Many groups have shown a dependence of IFN-gamma for both survival of Coccidioides infection as well as development of protective immunity by experimental vaccination (30, 44–47). Of note, there was no detectable IL-12p40 or IL-12p70 in the lung supernatants of either WT-B6 or B6-Stat4^E626G, consistent with these low-abundance IFN-gamma inducing cytokines being consumed in a paracrine manner and not detectable in culture supernatants.

The most significant alterations in the immune responses were found in the draining mediastinal lymph nodes. B6-Stat4^E626G/+ mice failed to accumulate activated T cells and B cells during the early phase of infection, < 2 weeks post infection.
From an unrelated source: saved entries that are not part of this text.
+  auto tile = [&](auto parc, auto dc) __attribute__((always_inline)) {
+    constexpr int PAR = decltype(parc)::value, D = decltype(dc)::value;
+    using P = IC<PAR>;
+    using Q = IC<PAR ^ 1>;
+    if constexpr (D >= 1) {
+      issue(IC<3>{}, Q{});
+      abase += adv_a;
+    }
+    burst_begin();
+    for_s([&](auto sc) __attribute__((always_inline)) {
+      for_i([&](auto ic) __attribute__((always_inline)) {
+        constexpr int s = decltype(sc)::value, i = decltype(ic)::value;
 #pragma unroll
         for (int j = 0; j < 2; ++j)
           acc[0][i][j] = __builtin_amdgcn_mfma_f32_16x16x32_bf16(af[i][s], blo[j][s], acc[0][i][j], 0, 0, 0);
-        if (i < 2) bhi[i][s] = frag<L>(buf + R_BHI, wc * 32 + 16 * i, s);
-      }
-    wait_for(4 * t + 3);
-    barrier();
-    issue(I0{}, t + 2);
-#pragma unroll
-    for (int s = 0; s < 2; ++s)
-#pragma unroll
-      for (int i = 0; i < 4; ++i) {
+        if constexpr (i < 2) bhi[i][s] = ldb_frag(P{}, IC<R_BHI>{}, ic, sc);
+      });
+    });
+#pragma unroll
+    for (int s = 0; s < 2; ++s) { pin<L, 2, 1>(); pin<L, 2, 1>(); pin<L, 4, 0>(); }
+    burst_end();
+    wait_vm<D >= 1 ? 8 : 0>();
+    barrier();
+    if constexpr (D >= 2) issue(IC<0>{}, P{});
+    burst_begin();
+    for_s([&](auto sc) __attribute__((always_inline)) {
+      for_i([&](auto ic) __attribute__((always_inline)) {
+        constexpr int s = decltype(sc)::value, i = decltype(ic)::value;
 #pragma unroll
         for (int j = 0; j < 2; ++j)
           acc[1][i][j] = __builtin_amdgcn_mfma_f32_16x16x32_bf16(af[i][s], bhi[j][s], acc[1][i][j], 0, 0, 0);
-        af[i][s] = frag<L>(buf + R_AHI, wr * 64 + 16 * i, s);
-      }
-    barrier();
-    issue(I1{}, t + 2);
+        af[i][s] = lda_frag(P{}, IC<R_AHI>{}, ic, sc);
+      });
+    });
+#pragma unroll
+    for (int k = 0; k < 8; ++k) pin<L, 2, 1>();
+    burst_end();
+    barrier();
+    if constexpr (D >= 2) issue(IC<1>{}, P{});
+    burst_begin();
 #pragma unroll
     for (int s = 0; s < 2; ++s)
 #pragma unroll
@@ -170,23 +245,78 @@
 #pragma unroll
         for (int j = 0; j < 2; ++j)
           acc[2][i][j] = __builtin_amdgcn_mfma_f32_16x16x32_bf16(af[i][s], bhi[j][s], acc[2][i][j], 0, 0, 0);
-    wait_for(4 * t + 5);
-    barrier();
-    issue(I2{}, t + 2);
-#pragma unroll
-    for (int s = 0; s < 2; ++s)
-#pragma unroll
-      for (int j = 0; j < 2; ++j) {
-#pragma unroll
-        for (int i = 0; i < 4; ++i) {
+    burst_end();
+    if constexpr (D >= 1) wait_vm<D >= 2 ? 8 : 4>();
+    barrier();
+    if constexpr (D >= 2) {
+      issue(IC<2>{}, P{});
+      bbase += adv_b;
+    }
+    burst_begin();
+    for_s([&](auto sc) __attribute__((always_inline)) {
+      for_s([&](auto jc) __attribute__((always_inline)) {
+        for_i([&](auto ic) __attribute__((always_inline)) {
+          constexpr int s = decltype(sc)::value, j = decltype(jc)::value, i = decltype(ic)::value;
           acc[3][i][j] = __builtin_amdgcn_mfma_f32_16x16x32_bf16(af[i][s], blo[j][s], acc[3][i][j], 0, 0, 0);
-          if (j == 1) af[i][s] = frag<L>(nbuf + R_ALO, wr * 64 + 16 * i, s);
-        }
-        blo[j][s] = frag<L>(nbuf + R_BLO, wc * 32 + 16 * j, s);
-      }
-    wait_for(4 * t + 6);
-    barrier();
-  }
+          if constexpr (j == 1 && D >= 1) af[i][s] = lda_frag(Q{}, IC<R_ALO>{}, ic, sc);
+        });
+        if constexpr (D >= 1) blo[decltype(jc)::value][decltype(sc)::value] = ldb_frag(Q{}, IC<R_BLO>{}, jc, sc);
+      });
+    });
+    if constexpr (D >= 1) {
+#pragma unroll
+      for (int s = 0; s < 2; ++s) { pin<L, 4, 1>(); pin<L, 1, 1>(); pin<L, 1, 1>(); pin<L, 1, 1>(); pin<L, 1, 2>(); }
+    }
+    burst_end();
+    if constexpr (D >= 1) wait_vm<D >= 2 ? 8 : 2>();
+    barrier();
+  };
+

At 2 days post infection, before the first rupture of Coccidioides endospores, there was no increase in cellularity in the mediastinal lymph nodes in either WT-B6 or B6-Stat4^E626G. This indicates little widespread immune response or activation to the initial infection, although it is possible that there may have been some small local responses in the lung.
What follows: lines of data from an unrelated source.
@@ -162,6 +153,43 @@
             }
         }
     };
+    stage_w(0, 0, 0);
+    __builtin_amdgcn_sched_barrier(0);
+    xrows(0);
+    stage_x(0, 0);
+    stage_w(1, 0, 0);
+    __builtin_amdgcn_sched_barrier(0);
+    xrows(1);
+    stage_x(1, 0);
+    stage_w(0, 1, 1);
+    stage_x(0, 1);
+    stage_w(1, 1, 1);
+    __builtin_amdgcn_sched_barrier(0);
+    const int l15 = lane & 15, q = lane >> 4, fsw = (l15 >> 1) & 7;
+    const unsigned char *xrd[2], *wrd[2];
+#pragma unroll
+    for (int s = 0; s < 2; ++s) {
+        const int ph = ((4 * s + q) ^ fsw) << 4;
+        xrd[s] = smem + (wr * 64 + l15) * 128 + ph;
+        wrd[s] = smem + (wc * 32 + l15) * 128 + ph;
+    }
+    f32x4 acc[8][4];
+#pragma unroll
+    for (int i = 0; i < 8; ++i)
+#pragma unroll
+        for (int j = 0; j < 4; ++j) acc[i][j] = f32x4{0.f, 0.f, 0.f, 0.f};
+    float4 sc4[2][2], sh4[2][2];
+    auto load_affine = [&]() {
+        const int cb = n0 + wc * 64 + (q & 1) * 16 + (q >> 1) * 8;
+#pragma unroll
+        for (int i = 0; i < 2; ++i) {
+            sc4[i][0] = *reinterpret_cast<const float4 *>(p.scale + cb + i * 32);
+            sc4[i][1] = *reinterpret_cast<const float4 *>(p.scale + cb + i * 32 + 4);
+            sh4[i][0] = *reinterpret_cast<const float4 *>(p.shift + cb + i * 32);
+            sh4[i][1] = *reinterpret_cast<const float4 *>(p.shift + cb + i * 32 + 4);
+        }
+    };
+
     uint4 xf[4][2], w0[2][2], w1[2][2];
     auto mma = [&](int hx, int hw, uint4 (&wf)[2][2]) {
         __builtin_amdgcn_s_barrier();
@@ -188,6 +216,7 @@
     auto ktile = [&](auto bufc, auto modec, int t) {
         constexpr int BUF = decltype(bufc)::value, MODE = decltype(modec)::value;
         const size_t bo = (size_t)BUF * G::BUF;
+        if constexpr (MODE == 2 && !SPLIT && !X3) load_affine();
 #pragma unroll
         for (int n = 0; n < 2; ++n)
 #pragma unroll
@@ -220,13 +249,6 @@
         }
         mma(1, 0, w0);
     };
-    stage_w(0, 0, 0);
-    stage_x(0, 0);
-    stage_w(1, 0, 0);
-    stage_x(1, 0);
-    stage_w(0, 1, 1);
-    stage_x(0, 1);
-    stage_w(1, 1, 1);
     asm volatile("s_waitcnt vmcnt(6)" ::: "memory");
     __builtin_amdgcn_s_barrier();
     if (grp == 1) __builtin_amdgcn_s_barrier();
@@ -270,21 +292,23 @@
         }
     }
 
+    if constexpr (SPLIT || X3) load_affine();
     typedef uint16_t elem;
+    const int cbl = (q & 1) * 16 + (q >> 1) * 8;
     elem *Yg = (elem *)p.Y;
     const elem *Rg = (const elem *)p.R;
-    const int cbl = (q & 1) * 16 + (q >> 1) * 8;
     const int64_t yld = X3 ? 2 * (int64_t)p.Cout : (int64_t)p.Cout;
     auto ycol = [&](int c) { return X3 ? c + (c & ~31) : c; };
     float sc[2][8], sh[2][8];
 #pragma unroll
     for (int i = 0; i < 2; ++i) {
-        const int c = n0 + wc * 64 + i * 32 + cbl;
-        const float4 a0 = *reinterpret_cast<const float4 *>(p.scale + c), a1 = *reinterpret_cast<const float4 *>(p.scale + c + 4);
-        const float4 b0 = *reinterpret_cast<const float4 *>(p.shift + c), b1 = *reinterpret_cast<const float4 *>(p.shift + c + 4);
+        const float4 a0 = sc4[i][0], a1 = sc4[i][1], b0 = sh4[i][0], b1 = sh4[i][1];
         sc[i][0] = a0.x; sc[i][1] = a0.y; sc[i][2] = a0.z; sc[i][3] = a0.w; sc[i][4] = a1.x; sc[i][5] = a1.y; sc[i][6] = a1.z; sc[i][7] = a1.w;
         sh[i][0] = b0.x; sh[i][1] = b0.y; sh[i][2] = b0.z; sh[i][3] = b0.w; sh[i][4] = b1.x; sh[i][5] = b1.y; sh[i][6] = b1.z; sh[i][7] = b1.w;
     }
+    auto epilogue = [&](auto fullc) {
+    constexpr bool FULL = decltype(fullc)::value;
+    auto inside = [&](int64_t mrow) { return FULL || mrow < p.M; };
 #pragma unroll
     for (int hx = 0; hx < 2; ++hx) {
         uint4 rv[4][2], rl[2];
@@ -294,7 +318,7 @@
                 const int64_t mrow = (int64_t)m0 + wr * 128 + hx * 64 + m * 16 + l15;
 #pragma unroll
                 for (int i = 0; i < 2; ++i)
-                    rv[m][i] = mrow < p.M ? *reinterpret_cast<const uint4 *>(Rg + mrow * p.Cout + n0 + wc * 64 + i * 32 + cbl) : make_uint4(0, 0, 0, 0);
+                    rv[m][i] = inside(mrow) ? *reinterpret_cast<const uint4 *>(Rg + mrow * p.Cout + n0 + wc * 64 + i * 32 + cbl) : make_uint4(0, 0, 0, 0);
             }
         }
 #pragma unroll
@@ -304,8 +328,8 @@
 #pragma unroll
                 for (int i = 0; i < 2; ++i) {
                     const elem *r = Rg + mrow * yld + ycol(n0 + wc * 64 + i * 32 + cbl);
-                    rv[m][i] = mrow < p.M ? *reinterpret_cast<const uint4 *>(r) : make_uint4(0, 0, 0, 0);
-                    rl[i] = mrow < p.M ? *reinterpret_cast<const uint4 *>(r + 32) : make_uint4(0, 0, 0, 0);
+                    rv[m][i] = inside(mrow) ? *reinterpret_cast<const uint4 *>(r) : make_uint4(0, 0, 0, 0);
+                    rl[i] = inside(mrow) ? *reinterpret_cast<const uint4 *>(r + 32) : make_uint4(0, 0, 0, 0);
                 }
             }
 #pragma unroll
@@ -346,13 +370,16 @@
                     for (int e = 0; e < 8; ++e) oe[e] = BF16::from_f(v[e]);
                 }
                 elem *yo = Yg + mrow * yld + ycol(n0 + wc * 64 + i * 32 + cbl);
-                if (mrow < p.M) {
+                if (inside(mrow)) {
                     *reinterpret_cast<uint4 *>(yo) = ov;
                     if (X3) *reinterpret_cast<uint4 *>(yo + 32) = ol;
                 }
             }
         }
     }
+    };
+    if (!X3 && !SPLIT && (int64_t)m0 + G::BM <= p.M) epilogue(std::true_type());
+    else epilogue(std::false_type());
 }
 
 #ifndef P8_AUTO_MIN_NT
diff --git a/imageclust_amd/csrc/dist_i8_bound.h b/imageclust_amd/csrc/dist_i8_bound.h
--- /dev/null
+++ b/imageclust_amd/csrc/dist_i8_bound.h
@@ -0,0 +1,81 @@
+#pragma once
+#include <cmath>
+#include <cstdint>
+#include <cstring>
+
+#if defined(__HIPCC__) || defined(__CUDACC__)
+#define DI8B_HD __host__ __device__ __forceinline__
+#else
+#define DI8B_HD inline
+#endif
+
+#define DI8B_NOEXP INT32_MIN
+#define DI8B_MAXF 3.40282346638528859811704183484516925e+38f
+
+DI8B_HD double di8_kappa() { return 16.0 * 5.9604644775390625e-08 * (1.0 + 64.0 * 5.9604644775390625e-08); }
+
+DI8B_HD double di8_pow2(int e)
+{
+    const uint64_t bits = e == DI8B_NOEXP ? 0ull : (uint64_t)(unsigned)(e + 1023) << 52;
+    double s;
+    memcpy(&s, &bits, sizeof s);
+    return s;
+}
+
+struct di8_side {
+    double s, s26, p, k, n;
+};
+DI8B_HD di8_side di8_side_of(int e, float l1, float nrm)
+{
+    di8_side r;
+    r.s = di8_pow2(e);
+    r.s26 = r.s * 1.4901161193847656e-08;
+    r.p = (double)l1 * 4.76837158203125e-07;
+    r.n = (double)nrm;
+    r.k = di8_kappa() * r.n;
+    return r;
+}
+
+DI8B_HD double di8_cd(int d) { return (double)d * 2.2737367544323206e-13 + (double)d * (1048576.0 + 4096.0) * 9.094947017729282e-13; }
+
+DI8B_HD double di8_eab(const di8_side &a, const di8_side &b, double cd)
+{
+    return (a.s * b.p + b.s * a.p + (a.s * b.s) * cd + (a.k + b.k)) * (1.0 + 1e-12);
+}
+
+DI8B_HD double di8_T(const di8_side &a, const di8_side &b, double I) { return 0.5 * (a.n + b.n) - (a.s26 * b.s) * I; }
+
+DI8B_HD float di8_f32_rz_pos(double v)
+{
+    const float f = (float)v;
+    uint32_t u;
+    memcpy(&u, &f, sizeof u);
+    u -= (double)f > v ? 1u : 0u;
+    float r;
+    memcpy(&r, &u, sizeof r);
+    return r;
+}
+DI8B_HD float di8_f32_ru_pos(double v)
+{
+    const float f = (float)v;
+    uint32_t u;
+    memcpy(&u, &f, sizeof u);
+    u += (double)f < v ? 1u : 0u;
+    float r;
+    memcpy(&r, &u, sizeof r);
+    return r;
+}
+
+DI8B_HD float di8_lower(double T, double Eab, double ns, double gam)
+{
+    const double Ld = (T - Eab) * (1.0 - gam) * (1.0 - 1e-12);
+    const float L = di8_f32_rz_pos(Ld);
+    return (Ld > 1e-30 && ns < 1e37) ? L : 0.0f;
+}
+
+DI8B_HD float di8_upper(float L, double Eab, double gam)
+{
+    const double U = ((double)L * (1.0 + 3.0 * gam) + 2.0001 * Eab + 2e-30) * (1.0 + 2.0 * gam);
+    const float Uf = di8_f32_ru_pos(U);
+    return U < 3.0e38 ? Uf : DI8B_MAXF;
+}
diff --git a/imageclust_amd/csrc/distance_i8.hip b/imageclust_amd/csrc/distance_i8.hip
--- a/imageclust_amd/csrc/distance_i8.hip
+++ b/imageclust_amd/csrc/distance_i8.hip
@@ -1,5 +1,6 @@
 #include "icl_common.h"
 #include "distance.h"
+#include "dist_i8_bound.h"
 #include "mfma_tile.h"
 
 #include <algorithm>
@@ -111,13 +112,6 @@
     unsigned int *rowub;
 };
 
-__device__ __forceinline__ double di8_eab(double sa, double sb, double l1a, double l1b, double na, double nb, int d)
-{
-    const double t21 = 4.76837158203125e-07;
-    const double m = t21 * (sa * (l1b + (double)d * sb * t21) + sb * l1a) + sa * sb * (double)d * (1048576.0 + 4096.0) * 9.094947017729282e-13;
-    return (m + 16.0 * 5.9604644775390625e-08 * (1.0 + 64.0 * 5.9604644775390625e-08) * (na + nb)) * (1.0 + 1e-12);
-}
-
 __global__ __launch_bounds__(512) void dist_bound_i8_kernel(const di8_args p)
 {
     __shared__ __attribute__((aligned(1024))) unsigned char smem[2 * DI8_BUF];
@@ -264,65 +258,86 @@
     ktile(std::integral_constant<int, 0>(), std::integral_constant<int, 1>(), t);
     ktile(std::integral_constant<int, 1>(), std::integral_constant<int, 2>(), t + 1);
     if (wr == 0) __builtin_amdgcn_s_barrier();
-    float um[8];
-#pragma unroll
-    for (int mt = 0; mt < 8; ++mt) um[mt] = ICL_MAXF;
-#pragma unroll
-    for (int ntl = 0; ntl < 4; ++ntl) {
-        const int64_t j = n0 + wc * 64 + (ntl >> 1) * 32 + (ntl & 1) * 16 + 4 * q;
-        double sj[4], l1j[4], nj[4];
-#pragma unroll
-        for (int e = 0; e < 4; ++e) {
-            const bool in = j + e < p.n;
-            const int ej = in ? p.ex[j + e] : INT32_MIN;
-            sj[e] = ej == INT32_MIN ? 0.0 : ldexp(1.0, ej);
-            l1j[e] = in ? (double)p.l1[j + e] : 0.0;
-            nj[e] = in ? (double)p.nrm[j + e] : 0.0;
-        }
+    const double cd = di8_cd(p.d), gam = (double)p.gam;
+    auto epilogue = [&](auto interiorc) {
+        constexpr bool INTERIOR = decltype(interiorc)::value;
+        float *rptr[8];
+        float um[8];
 #pragma unroll
         for (int mt = 0; mt < 8; ++mt) {
             const int64_t i = m0 + wr * 128 + (mt >> 2) * 64 + (mt & 3) * 16 + l15;
-            if (i >= p.n || j >= i) continue;
-            const int ei = p.ex[i];
-            const double si = ei == INT32_MIN ? 0.0 : ldexp(1.0, ei), l1i = (double)p.l1[i], ni = (double)p.nrm[i];
-            float *row = p.out + p.rowoff[i];
-            const di8_i32x4 hi = *reinterpret_cast<const di8_i32x4 *>(row + j);
-            float v[4];
+            rptr[mt] = (INTERIOR || i < p.n) ? p.out + p.rowoff[i] : nullptr;
+            um[mt] = ICL_MAXF;
+        }
+#pragma unroll
+        for (int ntl = 0; ntl < 4; ++ntl) {
+            const int64_t j = n0 + wc * 64 + (ntl >> 1) * 32 + (ntl & 1) * 16 + 4 * q;
+            di8_side cb[4];
 #pragma unroll
             for (int e = 0; e < 4; ++e) {
-                const double I = 128.0 * (double)hi[e] + (double)acc[mt][ntl][e];
-                const double c = si * sj[e] * 1.4901161193847656e-08 * I;
-                const double ns = ni + nj[e];
-                const double T = 0.5 * ns - c;
-                const double Eab = di8_eab(si, sj[e], l1i, l1j[e], ni, nj[e], p.d);
-                const double Ld = (T - Eab) * (1.0 - (double)p.gam) * (1.0 - 1e-12);
-                const float L = (Ld > 1e-30 && ns < 1e37) ? __double2float_rz(Ld) : 0.0f;
-                v[e] = __uint_as_float(__float_as_uint(L) | 0x80000000u);
-                if (j + e < i) {
-                    const double U = ((double)L * (1.0 + 3.0 * (double)p.gam) + 2.0001 * Eab + 2e-30) * (1.0 + 2.0 * (double)p.gam);
-                    const float Uf = U < 3.0e38 ? __double2float_ru(U) : ICL_MAXF;
-                    um[mt] = fminf(um[mt], Uf);
+                const bool in = INTERIOR || j + e < p.n;
+                cb[e] = di8_side_of(in ? p.ex[j + e] : DI8B_NOEXP, in ? p.l1[j + e] : 0.0f, in ? p.nrm[j + e] : 0.0f);
+            }
+#pragma unroll
+            for (int hx = 0; hx < 2; ++hx) {
+                di8_i32x4 hi[4];
+                int rex[4];
+                float rl1[4], rnr[4];
+                asm volatile("" ::: "memory");
+#pragma unroll
+                for (int m = 0; m < 4; ++m) {
+                    const int64_t i = m0 + wr * 128 + hx * 64 + m * 16 + l15;
+                    const bool live = INTERIOR || (i < p.n && j < i);
+                    hi[m] = live ? *reinterpret_cast<const di8_i32x4 *>(rptr[hx * 4 + m] + j) : di8_i32x4{0, 0, 0, 0};
+                    rex[m] = live ? p.ex[i] : DI8B_NOEXP;
+                    rl1[m] = live ? p.l1[i] : 0.0f;
+                    rnr[m] = live ? p.nrm[i] : 0.0f;
+                }
+#pragma unroll
+                for (int m = 0; m < 4; ++m) {
+                    const int mt = hx * 4 + m;
+                    const int64_t i = m0 + wr * 128 + hx * 64 + m * 16 + l15;
+                    if (!INTERIOR && (i >= p.n || j >= i)) continue;
+                    di8_i32x4 lo = acc[mt][ntl], hw = hi[m];
+                    asm volatile("" : "+v"(rex[m]), "+v"(rl1[m]), "+v"(rnr[m]), "+v"(lo), "+v"(hw)::"memory");
+                    const di8_side ra = di8_side_of(rex[m], rl1[m], rnr[m]);
+                    float v[4];
+#pragma unroll
+                    for (int e = 0; e < 4; ++e) {
+                        const double I = 128.0 * (double)hw[e] + (double)lo[e];
+                        const double Eab = di8_eab(ra, cb[e], cd);
+                        const float L = di8_lower(di8_T(ra, cb[e], I), Eab, ra.n + cb[e].n, gam);
+                        v[e] = __uint_as_float(__float_as_uint(L) | 0x80000000u);
+                        if (INTERIOR || j + e < i) um[mt] = fminf(um[mt], di8_upper(L, Eab, gam));
+                    }
+                    asm volatile("" : "+v"(um[mt]));
+                    if (INTERIOR || j + 3 < i) {
+                        *reinterpret_cast<float4 *>(rptr[mt] + j) = make_float4(v[0], v[1], v[2], v[3]);
+                    } else {
+#pragma unroll
+                        for (int e = 0; e < 4; ++e)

At 9- and 14-days post infection B6-Stat4^E626G/+ mice had significantly fewer cells in their mediastinal lymph nodes. At 2–6 weeks post infection, while there was no difference between WT-B6 or B6-Stat4^E626G total lung cellularity, there was significant and persistent reduction in cellularity in the mediastinal lymph nodes. Whether this cellular accumulation is recruitment from the periphery or local expansion remains to be explored. While this defect in cellularity is subtle, it has a profound effect on disease severity and time to death. Interestingly, the fungal burdens in lungs and spleen as well as lung weights were similar between WT-B6 or B6-Stat4^E626G. Therefore, the early death seen in B6-Stat4^E626G was not due to fungal proliferation or lung vascular permeability but correlated most closely with the impaired IFN-gamma responses. It is important to note that STAT4 is also involved in IL-23 signaling, another cytokine critically important to mycobacterial and fungal responses (48–52). Improperly high IL-4 production has been seen in other fungal infections including Histoplasma, Aspergillus, and Candida (53–55), and we detected elevated IL-4 in the serum and lungs of some of infected B6-Stat4^E626G/+mice, but as a group the difference was not significantly different from B6. Investigation of the effective cause of early mortality in the B6-Stat4^E626G mice is ongoing.

Dominant negative mutation in STAT4 impairs the production of IFN-gamma and its downstream effectors. It is noteworthy that our patients were apparently not subject to other severe viral, bacterial or fungal infections, suggesting that STAT4 is redundant for the majority of immune responses required in everyday life. However, this mutation predisposed them, so far apparently uniquely, to disseminated coccidioidomycosis, highlighting the importance of host genetics in human coccidioidal infections.